Artificial intelligence (AI) has infiltrated numerous aspects of our lives in recent years, thanks to improvements in the field of machine learning, where computers ostensibly program themselves. This drive towards digital self-learning has led to major breakthroughs in our day-to-day interactions with machines, most notably the rise of digital home assistants such as Amazon Echo, and the recently launched Google Lens, which identifies objects based on visual cues from your phone’s camera.
One of the most widely-discussed advances has been the use of AI in translation. Not unlike the Babel Fish from The Hitchhiker’s Guide to the Galaxy, with AI translation, “you can instantly understand anything said to you in any form of language.” The technology works by recognizing words individually and then, as MIT Technology Review puts it, “takes advantage of the fact that relationships between certain words…are similar across languages” to create its translations.
It has already found its way into a number of our most commonly used websites and platforms, with even grander plans in the pipeline – but just how reliable is the technology?
How AI is breaking the language barrier
There’s every chance you’ve already seen AI translation in action, whether on your Facebook feed or through browsing international pages in Google. Microsoft has recently developed its own Translator app, which not only translates text, but also speech, images, and street signs. Microsoft’s big breakthrough with this app is the fact that Translator can run offline, which has ideal real-world advantages for those traveling in areas with limited connectivity.

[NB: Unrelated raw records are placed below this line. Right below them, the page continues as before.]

template <class C>
__device__ __forceinline__ void h_rows(const mpcg_problem& pr, const double* __restrict__ pk, const double z[C::NZ],
                                       const LaneRows<C>& LR, const double* nlam, double hb6[6],
                                       double (*Dg)[C::DGC], double* hd, double* disc) {
    const double x = z[C::IX], y = z[C::IY], psi = z[C::IPSI];
    const double rdisc = C::NE > 0 ? pk[pr.i_disc_r] : 0.0, off = pk[pr.i_disc_off];
    double sp, cp;
    sincos(psi, &sp, &cp);
    const double dxp = -off * sp, dyp = off * cp, dxpp = -off * cp, dypp = -off * sp;
    if constexpr (C::LIN_PARAMS) {
        if (LR.part == 0) { disc[0] = off * cp; disc[1] = off * sp; disc[2] = dxp; disc[3] = dyp; }
    }
#pragma unroll
    for (int r = 0; r < C::HS; ++r) {
        if (!LR.h_on(r)) continue;
        const int hh = LR.hrow(r);
        if (hh < C::NL) {
            if constexpr (!C::LIN_PARAMS) {
                const double* c = pk + pr.i_lin0 + 3 * hh;
                hd[hh] = 0.0 - (c[0] * x + c[1] * y - c[2]);
                Dg[hh][0] = c[0];
                Dg[hh][1] = c[1];
                Dg[hh][2] = 0.0;
            }
        } else if (hh >= C::NL + C::NE) {
            const double* c = pk + pr.i_scen0 + 3 * (hh - C::NL - C::NE);
            if constexpr (!C::LIN_PARAMS) {
                const double sl = C::HAS_SLACK ? z[C::ZSL] : 0.0;
                hd[hh] = 0.0 - (c[0] * (x + off * cp) + c[1] * (y + off * sp) - (c[2] + sl));
                Dg[hh][0] = c[0];
                Dg[hh][1] = c[1];
                Dg[hh][2] = c[0] * dxp + c[1] * dyp;
            }
            const double wgt = nlam[r];
            hb6[5] += wgt * (c[0] * dxpp + c[1] * dypp);
        } else {
            const double* o = pk + pr.i_ell0 + 7 * (hh - C::NL);
            const double chi = sqrt(o[5]);
            const double ra = o[3] * chi + rdisc + o[6];
            const double rb = o[4] * chi + rdisc + o[6];
            const double D0 = frcp(ra * ra), D1 = frcp(rb * rb);
            double so, co;
            sincos(o[2], &so, &co);
            const double M00 = co * co * D0 + so * so * D1;
            const double M01 = -co * so * D0 + so * co * D1;
            const double M11 = so * so * D0 + co * co * D1;
            const double ddx = x + off * cp - o[0], ddy = y + off * sp - o[1];
            const double Mdx = M00 * ddx + M01 * ddy, Mdy = M01 * ddx + M11 * ddy;
            const int he = C::LIN_PARAMS ? hh - C::NL : hh;
            hd[he] = (ddx * Mdx + ddy * Mdy) - 1.0;
            Dg[he][0] = -2.0 * Mdx;
            Dg[he][1] = -2.0 * Mdy;
            if constexpr (!C::LIN_PARAMS) Dg[he][2] = -2.0 * (Mdx * dxp + Mdy * dyp);
            const double wgt = -nlam[r];
            if (wgt != 0.0) {
                const double hxp = 2.0 * (M00 * dxp + M01 * dyp);
                const double hyp = 2.0 * (M01 * dxp + M11 * dyp);
                const double hpp = 2.0 * (dxp * (M00 * dxp + M01 * dyp) + dyp * (M01 * dxp + M11 * dyp)) +
                                   2.0 * (Mdx * dxpp + Mdy * dypp);
                hb6[0] += wgt * 2.0 * M00; hb6[1] += wgt * 2.0 * M01; hb6[2] += wgt * hxp;
                hb6[3] += wgt * 2.0 * M11; hb6[4] += wgt * hyp; hb6[5] += wgt * hpp;
            }
        }
    }
}

__host__ __device__ inline bool needs_full(const mpcg_problem& pr) {
    return pr.nlp_solver == MPCG_NLP_SQP || (pr.qp_warm_start == 2 && pr.qp_warm_first);
}

enum { PROF_RUNTIME = 0, PROF_HPIPM = 1, PROF_ROBUST = 2 };
__host__ __device__ inline int qp_profile_kind(const mpcg_problem& pr) {
    if (pr.qp_init_move == 1 && pr.qp_cond_pred_corr == 1 && pr.qp_itref_corr_max == 2 && pr.qp_sigma_clip == 0 &&
        pr.qp_maxit_first == 1 && !(pr.qp_mu_max > 0.0) && pr.qp_pivot_zero == 1)
        return PROF_HPIPM;
    if (pr.qp_init_move == 0 && pr.qp_cond_pred_corr == 0 && pr.qp_itref_corr_max == 0 && pr.qp_sigma_clip == 1 &&
        pr.qp_maxit_first == 0 && pr.qp_mu_max > 0.0 && pr.qp_pivot_zero == 0)
        return PROF_ROBUST;
    return PROF_RUNTIME;
}

#ifdef MPCG_WAVES_PER_EU
#define MPCG_KERNEL_ATTR __launch_bounds__(MPCG_WG_LANES) __attribute__((amdgpu_waves_per_eu(MPCG_WAVES_PER_EU, MPCG_WAVES_PER_EU)))
#else
#define MPCG_KERNEL_ATTR __launch_bounds__(64, 1)
#endif
struct TailDeviceAtomic {
    __host__ __device__ static unsigned fetch_add(unsigned* p, unsigned v) {
#if defined(__HIP_DEVICE_COMPILE__)
        return __hip_atomic_fetch_add(p, v, __ATOMIC_ACQ_REL, __HIP_MEMORY_SCOPE_AGENT);
#else
        const unsigned o = *p;
        *p = o + v;
        return o;
#endif
    }
};
struct TailCtl {
    int cj = 0;
    int lvl = 0;
    bool in_place = false;
};
template <int HS>
struct TailNlam {
    double v[HS];
};
template <int HS>
__device__ __attribute__((noinline)) void tail_save(double* cy, int lane, TailNlam<HS> nl, const double* z, int nz,
                                                    const double* pi, int npi, const double* xi, int nxi, int qp_total) {
    double* o = cy + 8;
    for (int e = lane; e < nz; e += 64) o[e] = z[e];
    o += nz;
    for (int e = lane; e < npi; e += 64) o[e] = pi[e];
    o += npi;
    if (lane < nxi) o[lane] = xi[lane];
    o += 8;
#pragma unroll
    for (int r = 0; r < HS; ++r) o[r * 64 + lane] = nl.v[r];
    if (lane == 0) cy[3] = qp_total;
}
template <class C, bool FULL, int PROF, bool TAIL = false>
__device__ __forceinline__ void sqp_solve(mpcg_problem pr, int batch, mpcg_io io,
                                          unsigned long long* __restrict__ stamps, double* __restrict__ gws,
                                          const int sol, const TailCtl tc, int& tail_more) {
#include "mpcg_sqp_body.inc"
}

template <class C, bool FULL = false, int PROF = PROF_RUNTIME>
__global__ MPCG_KERNEL_ATTR void sqp_kernel(mpcg_problem pr, int batch, mpcg_io io,
                                                    unsigned long long* __restrict__ stamps,
                                                    double* __restrict__ gws, unsigned* __restrict__ queue) {
    if constexpr (!C::QUEUE) {
        (void)queue;
        const int sol = blockIdx.x;
        constexpr bool TAIL = false;
        constexpr TailCtl tc{};
        [[maybe_unused]] int tail_more = 0;
#include "mpcg_sqp_body.inc"
    } else {
        if (blockDim.x != 64) {
            if (threadIdx.x == 0)
                for (int sol = blockIdx.x; sol < batch; sol += gridDim.x) io.exit_code[sol] = -1;
            return;
        }
        const bool q = queue != nullptr;
        auto next = [&]() -> int {
            unsigned t = 0;
            if (threadIdx.x == 0) t = atomicAdd(&queue[0], 1u);
            t = __builtin_amdgcn_readfirstlane(t);
            return t < (unsigned)batch ? (int)t : batch;
        };
        for (int sol = q ? next() : (int)blockIdx.x; sol < batch; sol = q ? next() : batch) {
            int more = 0;
            sqp_solve<C, FULL, PROF>(pr, batch, io, stamps, gws, sol, TailCtl{}, more);
            wave_sync();
        }
    }
}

Facebook’s translation system underwent a major overhaul last summer, introducing AI as its primary method. While the system initially worked by translating phrases, AI takes the context of an entire sentence into consideration, making for much more accurate results. The site’s “rate this translation” function also allows the neural network to update in real time through user input.
AI translation has its limitations
Speaking to Wired about deep learning in general, one Google researcher noted that “People naively believe that if you take deep learning and…1,000 times more data, a neural net will be able to do anything a human being can do, but that’s just not true.” Despite its rising popularity, AI translation is not quite there yet compared to experienced human translators.
A recent contest in South Korea pitted machine translation tools against a team of professionals in translating two texts from Korean to English and vice versa. According to VentureBeat, the results of the 50-minute test revealed that “90% of the NMT [neural machine translated] text was ‘grammatically awkward,’ or… definitely never the kind of translation produced by any educated native speaker.”
Likewise, the translation functionality of the highly touted wearables Google Buds seemed like a damp squib on their release, with reviews noting that they were “too awkward and imperfect to be of much use.” While an instant translation may be useful on the go, a company translating their website, for example, should have their entire site translated by human experts rather than machines. As Global Voices notes, online translation services do not allow for easy accommodation of text expansion: “While your website might look ideal in English, you may need to create an entirely different… basic visual outline of your page in order to accommodate longer words and sentences.”
Is there an artificially intelligent future for translation?
None of this is to say that AI translation is a pointless endeavor by any means, and some startups are finding ways to combine human and machine translations. By its very name, Unbabel suggests that it is not the kind of catch-all solution that the likes of Microsoft and Google are offering. It is based in part on AI but, as TechCrunch notes, “is designed to augment machines with humans and vice versa… depending on the type of content…and the appropriate trade-off between speed and accuracy/nuance.”
Until AI can be as accurate as a human translator, a platform like Unbabel, which recently secured $23 million in funding to continue its development, could provide a workable future for machine translation. With assistance from human translators, who can not only correct but help teach them in a way that machines cannot teach themselves, AI translation could find itself on the right track. For now, however, the technology is arguably not yet fit for purpose on its own.